Il ne m'a pas fallu trop longtemps pour comprendre comment ce nom s'était retrouvé dans cette liste. D'abord, le groupe est de Glasgow, comme une bonne partie des membres ou des proches de Biff, Bang, Pow !, mais surtout, on trouve dans la liste des titres She never understood, soit une reprise de Biff, Bang, Pow ! justement. Un très bon choix d'ailleurs car il s'agit de l'une des grandes réussites d'Alan McGee et Dick Green (Ce titre, paru à l'origine en 1987 sur le deuxième album The girl who runs the beat hotel, est actuellement disponible sur le CD Waterbomb!, un disque que je ne saurais trop vous conseiller. Ceux qui ont la chance de le trouver pourront écouter sur la compilation The acid house album une "alternate version" de cette chanson, enregistrée fin 1985 lors de sessions prévues pour Submarines, ou Sixteen velvet Fridays, un album jamais paru).
Il parait évident que c'est la présence de cette reprise qui explique le clin d'oeil dans les notes de pochette à celui qui fut le "conseiller spirituel" de Biff, Bang, Pow ! de 1985 à 1988.
La version que donne Comet Gain de She never understood est tout à fait digne des versions originales. La guitare douze cordes utilisée par BBP! laisse ici la place à une guitare électrique plus furieuse, qui donne ce titre un son plus proche de celui d'Oblivion, le 3e album de BBP!, que du second. Ils doivent être bien fans de Creation puisque, début 2009, ils reprenaient sur scène Ballad of the band de Felt (vidéo à voir sur YouTube).
Dans son ensemble, du titre à la pochette en passant par certaines paroles, Réalistes se place sous le signe du cinéma, comme le confirme une interview entièrement placée sur ce thème disponible sur le site de Kill Rock Stars.

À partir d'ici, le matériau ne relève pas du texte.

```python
def linear(x: torch.Tensor, pw: PackedWeight, **kw) -> torch.Tensor:
    shp = x.shape
    M = x.numel() // shp[-1]
    out = kw.pop("out", None)
    res = kw.pop("residual", None)
    rep = kw.get("x_rep", 1)
    p0 = pw[0] if isinstance(pw, (list, tuple)) else pw
    cstore = p0.cout // 2 if p0.geglu else p0.cout
    y = conv_gemm(x.reshape(M, 1, 1, shp[-1]), pw,
                  residual=None if res is None else carry_lo(res.reshape(M * rep, 1, 1, cstore), res),
                  out=None if out is None else out.reshape(M * rep, 1, 1, cstore), **kw)
    if rep > 1:
        return carry_lo(y.reshape(shp[0] * rep, *shp[1:-1], cstore), y)
    return carry_lo(y.reshape(*shp[:-1], cstore), y)


def attention(q: torch.Tensor, k: torch.Tensor, v: torch.Tensor, heads: int, scale: Optional[float] = None,
              out: Optional[torch.Tensor] = None) -> torch.Tensor:
    def bad(msg):
        return L.EdgeStyleHipError("attention: " + msg)
    if q.dtype not in (torch.float16, torch.bfloat16):
        raise bad(f"q must be fp16 or bf16, not {q.dtype}")
    if q.dim() != 3 or k.dim() != 3 or v.dim() != 3:
        raise bad("q, k, v must be [N, S, heads * d]")
    N, Sq, Cq = q.shape
    Skv = k.shape[1]
    if heads < 1 or Cq % heads != 0:
        raise bad(f"width {Cq} is not a multiple of heads {heads}")
    dh = Cq // heads
    if out is None:
        out = torch.empty((N, Sq, Cq), dtype=q.dtype, device=q.device)
    for name, t in (("k", k), ("v", v), ("out", out)):
        if t.dtype != q.dtype or t.device != q.device:
            raise bad(f"{name} is {t.dtype} on {t.device}, q is {q.dtype} on {q.device}")
    if k.shape != v.shape:
        raise bad(f"k {tuple(k.shape)} and v {tuple(v.shape)} differ")
    if k.shape[0] != N or k.shape[2] != Cq:
        raise bad(f"k / v {tuple(k.shape)} do not match q {tuple(q.shape)} in N or width")
    if out.dim() != 3 or out.shape != q.shape:
        raise bad(f"out {tuple(out.shape)} is not q's shape {tuple(q.shape)}")
    for name, t in (("q", q), ("k", k), ("v", v), ("out", out)):
        if t.stride(2) != 1:
            raise bad("innermost stride must be 1")
        if t.stride(1) < Cq:
            raise bad(f"{name}: row stride {t.stride(1)} below the width {Cq}")
        unit = 8 if name == "out" else 16
        es = t.element_size()
        if (t.stride(1) * es) % unit or (N > 1 and (t.stride(0) * es) % unit) or t.data_ptr() % unit:
            raise bad(f"{name}: row stride, batch stride and address must be multiples of {unit} bytes")
    d = L.AttnDesc()
    d.q, d.k, d.v, d.o = q.data_ptr(), k.data_ptr(), v.data_ptr(), out.data_ptr()
    d.N, d.heads, d.Sq, d.Skv, d.d = N, heads, Sq, Skv, dh
    d.ldq, d.ldk, d.ldv, d.ldo = q.stride(1), k.stride(1), v.stride(1), out.stride(1)
    d.bsq, d.bsk, d.bsv, d.bso = q.stride(0), k.stride(0), v.stride(0), out.stride(0)
    d.scale = scale if scale is not None else 1.0 / math.sqrt(dh)
    d.dtype = _dt(q)
    L.check(L.load().es_attention(C.byref(d), _stream()), "es_attention")
    return out


_gn_partials = {}


def _norm_params(what, gamma, beta, Cc, x, nsets=None):
    gl = list(gamma) if isinstance(gamma, (list, tuple)) else [gamma]
    bl = list(beta) if isinstance(beta, (list, tuple)) else [beta]
    if len(gl) != len(bl) or not gl or len(gl) > 4 or (nsets is not None and len(gl) != nsets):
        raise L.EdgeStyleHipError(f"{what}: {len(gl)} gamma and {len(bl)} beta sets" + (f" for {nsets} groups" if nsets is not None else " (1 to 4, as many of each)"))
    for name, ts in (("gamma", gl), ("beta", bl)):
        for t in ts:
            if not isinstance(t, torch.Tensor) or t.dtype != torch.float32 or t.device != x.device or tuple(t.shape) != (Cc,) or not t.is_contiguous():
                raise L.EdgeStyleHipError(f"{what}: {name} must be a contiguous fp32 [{Cc}] tensor on {x.device}, not "
# ... 678 lines not shown
```

### include/edgestyle_hip.h

```cpp
#ifndef EDGESTYLE_HIP_H
#define EDGESTYLE_HIP_H
#include <stddef.h>
#include <stdint.h>

#ifdef __cplusplus
extern "C" {
#endif

enum { ES_F16 = 0, ES_BF16 = 1, ES_F32 = 2  };
enum { ES_ACT_NONE = 0, ES_ACT_SILU = 1, ES_ACT_GEGLU = 2,
       ES_ACT_GELU_TANH = 3  };

#define ES_ABI_VERSION 7
int es_abi_version(void);
size_t es_sizeof_desc(int which);
const char* es_last_error(void);

typedef struct {
  const void* x;
  const void* x2;
  const void* w;
  const float* bias;
  const void* temb;
  const void* residual;
  const float* out_scale_dev;
  void* out;
  float* workspace;
  unsigned long long* prof;
  int32_t N, Hsrc, Wsrc, C1, C2;
  int32_t Hout, Wout, Cout;
  int32_t rows_padded, Kpad;
  int32_t ksize, stride, pad;
  int32_t upsample;
  int32_t temb_stride;
  int32_t act;
  int32_t splitk;
  int32_t bn;
  int32_t dtype;
  int32_t ngroups;
  int32_t mt_end[4];
  const void* w_g[4];
  const float* bias_g[4];
  int32_t stages;
  int32_t xcd_m_fastest;
  int32_t waves;
  float out_scale;
  const float* ln_colsum;
  const float* ln_colsum_g[4];
  float ln_eps;
  const void* t1;
  const void* t2;
  int32_t Ct1, Ct2;
  int32_t x_nmod;
  int32_t korder;
  const void* residual_lo;
  void* out_lo;
  float* gn_part;
  int32_t gn_groups;
} es_gemm_desc;
int es_conv_gemm(const es_gemm_desc* d, void* stream);
unsigned long long es_set_operand_limit(unsigned long long bytes);
size_t es_conv_gemm_workspace_bytes(const es_gemm_desc* d);
enum { ES_GEMM_KERNEL_BN_MASK = 0x1FF,
       ES_GEMM_KERNEL_BM64_SHIFT = 9, ES_GEMM_KERNEL_BM64_MASK = 0x7,
       ES_GEMM_KERNEL_STAGES_SHIFT = 12, ES_GEMM_KERNEL_STAGES_MASK = 0x7,
       ES_GEMM_KERNEL_WAVES8 = 0x8000,
       ES_GEMM_KERNEL_ALIGNED = 0x10000,
       ES_GEMM_KERNEL_LN = 0x20000,
       ES_GEMM_KERNEL_KO = 0x40000,
       ES_GEMM_KERNEL_GEGLU = 0x80000,
       ES_GEMM_KERNEL_BF16 = 0x100000 };
int es_conv_gemm_last_kernel(void);
enum { ES_GEMM_REDUCE_NONE = 0, ES_GEMM_REDUCE_PLAIN = 1, ES_GEMM_REDUCE_GN = 2 };
enum {
  ES_GEMM_ROUTE_KERNEL = 0,
  ES_GEMM_ROUTE_ROW = 1,
  ES_GEMM_ROUTE_FAMILY = 2,
  ES_GEMM_ROUTE_BN = 3,
  ES_GEMM_ROUTE_STAGES = 4,
  ES_GEMM_ROUTE_WAVES = 5,
  ES_GEMM_ROUTE_ALIGNED = 6,
  ES_GEMM_ROUTE_GRID = 7,
  ES_GEMM_ROUTE_THREADS = 8,
  ES_GEMM_ROUTE_LDS = 9,
  ES_GEMM_ROUTE_REDUCE = 10,
  ES_GEMM_ROUTE_REDUCE_CB = 11,
  ES_GEMM_ROUTE_REDUCE_GRID = 12,
  ES_GEMM_ROUTE_REDUCE_THREADS = 13,
  ES_GEMM_ROUTE_RUNS = 14,
  ES_GEMM_ROUTE_SAMPLES_PER_RUN = 15,
  ES_GEMM_ROUTE_FIELDS = 16
};
int es_conv_gemm_route(const es_gemm_desc* d, int32_t out[ES_GEMM_ROUTE_FIELDS]);

typedef struct {
  const void* x; void* out;
  const void* w; const float* bias;
  const void* w_g[4]; const float* bias_g[4];
  unsigned long long* prof;
  int32_t mt_end[4];
  int32_t ngroups;
  int32_t M, K, Cout, rows_padded;
  int32_t ldo;
  int32_t geglu, ln;
  float ln_eps;
  int32_t nslices, chunks_per_slice;
  int32_t dtype;
  const void* residual;
  const float* gn_part;
  const float* gn_gamma; const float* gn_beta;
  const float* gn_gamma_g[4]; const float* gn_beta_g[4];
  int32_t gn_groups, gn_nchunk, gn_hw;
  float gn_eps;
} es_xs_desc;
int es_linear_xs(const es_xs_desc* d, void* stream);
int es_linear_xs_set_pp(int on);
typedef struct { int32_t pp; } es_xs_knobs;
void es_linear_xs_knobs(es_xs_knobs* out);
enum {
  ES_XS_ROUTE_FORM = 0,
  ES_XS_ROUTE_GRID = 1,
  ES_XS_ROUTE_THREADS = 2,
  ES_XS_ROUTE_LDS = 3,
  ES_XS_ROUTE_RUNS = 4,
  ES_XS_ROUTE_ROWS_PER_RUN = 5,
  ES_XS_ROUTE_FIELDS = 6
};
int es_linear_xs_route(const es_xs_desc* d, const es_xs_knobs* knobs, int32_t out[ES_XS_ROUTE_FIELDS]);
enum { ES_XS_FORM_KC_MASK = 0xFF, ES_XS_FORM_GEGLU = 0x100, ES_XS_FORM_LN = 0x200, ES_XS_FORM_RES = 0x400, ES_XS_FORM_PP = 0x800,
       ES_XS_FORM_GN = 0x1000 };
int es_linear_xs_last_form(void);

typedef struct {
  const void* q; const void* k; const void* v; void* o;
  int32_t N, heads, Sq, Skv, d;
  int32_t ldq, ldk, ldv, ldo;
  int64_t bsq, bsk, bsv, bso;
  float scale;
  int32_t dtype;
} es_attn_desc;
int es_attention(const es_attn_desc* d, void* stream);
int es_attention_set_kvres(int on);
int es_attention_last_kernel(void);
typedef struct {
  int64_t big_thr;
  int32_t kvres;
  int32_t attn32;
  int32_t qb;
  int32_t pp;
} es_attn_knobs;
void es_attention_knobs(es_attn_knobs* out);
enum {
  ES_ATTN_ROUTE_KERNEL = 0,
  ES_ATTN_ROUTE_Q_PER_WG = 1,
  ES_ATTN_ROUTE_Q_PER_WAVE = 2,
  ES_ATTN_ROUTE_GRID_X = 3,
  ES_ATTN_ROUTE_GRID_Y = 4,
  ES_ATTN_ROUTE_GRID_Z = 5,
  ES_ATTN_ROUTE_THREADS = 6,
  ES_ATTN_ROUTE_LDS = 7,
  ES_ATTN_ROUTE_QPER = 8,
  ES_ATTN_ROUTE_FIELDS = 9
};
int es_attention_route(const es_attn_desc* d, const es_attn_knobs* knobs, int32_t out[ES_ATTN_ROUTE_FIELDS]);

typedef struct {
  const void* x; const void* x2; void* out;
  const float* gamma; const float* beta; float* partials;
  int32_t N, HW, C1, C2, groups;
  float eps;
  int32_t silu, dtype;
  int32_t ngroups;
  int32_t n_end[4];
  const float* gamma_g[4];
  const float* beta_g[4];
  int32_t ext_chunks;
  int32_t stats_only;
// ... 132 lines not shown
                       int use_graphs);
int es_ctx_set_alphas_cumprod(es_ctx* c, const float* alphas_cumprod, int n);
int es_ctx_set_scheduler(es_ctx* c, int scheduler);
int es_ctx_set_alphas_cumprod_f64(es_ctx* c, const double* alphas_cumprod, int n);
int es_unipc_coef_table(const double* alphas_cumprod, int n_alphas, const float* timesteps, int n, float* out);
int es_ctx_plan_size(const es_ctx* c, int which);
es_plan* es_ctx_plan(es_ctx* c, int which);
int es_ctx_load(const char* path, int device, es_ctx** out);
int es_ctx_save(const es_ctx* c, const char* path);
typedef struct { uint64_t addr, bytes; } es_mem_range;
typedef struct {
  uint64_t arena_bytes, data_bytes;
  int32_t segments, extents;
  int32_t relocations[ES_PLAN_COUNT];
} es_ctx_image_info;
int es_ctx_save_ranges(const es_ctx* c, const char* path, const es_mem_range* segments, int n_segments,
                       const es_mem_range* blocks, int n_blocks, es_ctx_image_info* info);
typedef struct {
  const char* key;
  const void* data;
  int64_t shape[4];
  int32_t ndim;
  int32_t dtype;
} es_tensor;
typedef struct { const es_tensor* tensors; int32_t count; } es_state_dict;
enum { ES_NET_CONTROLNET = 0,
       ES_NET_CONTROL_LORA_VAE = 1,
       ES_NET_CONTROL_LORA = 2 };
typedef struct {
  es_state_dict unet, vae, fusion;
  es_state_dict controlnet[6];
  int32_t controlnet_kind[6];
  int32_t n_controlnets;
  int32_t net_of_cond[6];
} es_weights;
typedef struct {
  int32_t in_channels, out_channels;
  int32_t n_blocks, block_out_channels[4], down_has_attn[4];
  int32_t layers_per_block, num_heads, cross_attention_dim, norm_num_groups;
  float norm_eps;
  int32_t n_cond_embed, cond_embed_channels[4], conditioning_channels;
  int32_t text_tokens;
  int32_t vae_n_blocks, vae_block_out_channels[4], vae_layers_per_block, vae_latent_channels, vae_norm_num_groups;
  float vae_norm_eps, vae_scaling_factor;
} es_model_config;
int es_load_weights(const es_weights* w, const es_model_config* cfg, const es_ctx_geometry* g, int device, es_ctx** out);
int es_plan_gemm_choice(long long M, int rows_padded, int kpad, int geglu, const int* bns, int n_bns, int allow_split,
                        int* bn, int* splitk, int* stages);
int es_linear_xs_eligible(long long M, int ksize, int kpad, int cin, int ctail, int cout, int geglu);
typedef struct {
  long long M, hw;
  long long w_numel, src_numel;
  int32_t ksize, stride, upsample, C1, C2;
  int32_t rows_padded, kpad, cin, ctail, cout, geglu, has_ln;
  int32_t act;
  int32_t has_temb, has_residual;
  int32_t residual_dense;
  int32_t unit_scale;
  int32_t n_tails, x_rep, wide;
  int32_t dtype, gn_groups;
  int32_t ngroups;
  int32_t n_counts, group_n[4];
  int32_t groups_agree;
  int32_t force_splitk, stages;
} es_launch_query;
typedef struct {
  int32_t xs_enabled, xs_residual, xs_min_m;
  int32_t big_tile, big_tile_256, small_tile, eight_waves;
  int32_t deep_ring;
  int32_t gn_handover;
  int32_t wide_stream;
  int32_t gn_fold;
  int32_t force_bn, force_waves, force_stages;
  int32_t xcd_order;
} es_launch_knobs;
enum { ES_ROUTE_CONV_GEMM = 0, ES_ROUTE_LINEAR_XS = 1 };
typedef struct {
  int32_t route;
  int32_t bn, splitk, stages, waves, xcd_m_fastest;
  int32_t gn_partials;
  int32_t wide;
} es_launch_choice;
int es_launch_choose(const es_launch_query* q, const es_launch_knobs* k, es_launch_choice* out);
int es_launch_route(const es_launch_query* q, const es_launch_knobs* k);
int es_launch_gn_fold(const es_launch_query* q, int groups, const es_launch_knobs* k);
int es_launch_gn_handover(long long hw, int c, int groups, const es_launch_knobs* k);
int es_launch_wide_stream(int dtype, const es_launch_knobs* k);
void es_launch_default_knobs(es_launch_knobs* k);
int es_launch_xs_slices(long long M, int kpad, int cout, int geglu, int force_slices, int32_t* nslices, int32_t* chunks_per_slice);
int es_conv_gemm8p_form_ok(int act, int cout, int has_temb, long long out_hw, int has_residual);
int es_ctx_graph_hazard(void);
int es_plan_set_dry(int on);
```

A part une mention en passant au Legal man de Belle and Sebastian, la chronique de Pitchfork de cet album ne fait référence qu'à de la pop lo fi, certes, mais uniquement en mentionnant Sonic Youth. La seule explication possible doit être que le rédacteur de cette chronique est américain, car pour le coup les points de référence de Comet Gain sont évidents et absolument pas cachés par le groupe : il s'agit de tout ce qui touche à la noisy pop des années 80, et de tout ce qui influençait déjà à l'époque les groupes concernés, des sixties au punk. Même en se cantonnant aux groupes écossais, on ne manque pas de points de comparaison, des Pastels à Urusei Yatsura, en passant par les Shop Assistants et tout un pan du catalogue Creation bien sûr.
Même si, du coup, ce disque est plus rétro que novateur, il est dans l'ensemble très réussi, à part un petit coup de mou vers le milieu de l'album (Carry on living et Moments in the snow).
Les deux titres d'entrée, The kids at the club (j'aime particulièrement la reprise instrumentale très électrique à la fin) et Why I try to look so bad (à télécharger chez Kill Rock Stars), sont imparables. Le chant sur I close my eyes to think of God me fait penser à celui d'Andrew Innes avec The Revolving Paint Dream, les cuivres sur Labour ne peuvent que rappeler The June Brides, et j'aime beaucoup le chant à deux voix sur Movies.
Au bout du compte, même s'il s'agit d'un genre musical que je ne suis plus de près car j'en ai pas mal fait le tour, voilà un album que j'ai beaucoup apprécié et qui m'a bien éclaté. Je ne regrette pas mon achat, et pas seulement à cause du clin d'oeil. Désormais, je guetterai Comet Gain s'ils passent pas trop loin en concert, ce qui doit bien arriver puisqu'il semble qu'au moins l'un des membres du groupe habite Bordeaux.
Au passage, j'ai appris qu'un autre groupe avait enregistré une reprise de She never understood. Ils ont pris le nom de la ville écossaise d'Aberdeen (d'où sont originaires les Jasmine Minks), mais sont américains ! On peut écouter un extrait en ligne de leur version et ce qui est amusant c'est que, ralentie et chantée par une fille, leur version sonne tout à fait comme les chansons de BBP! chantées par Christine Wanless.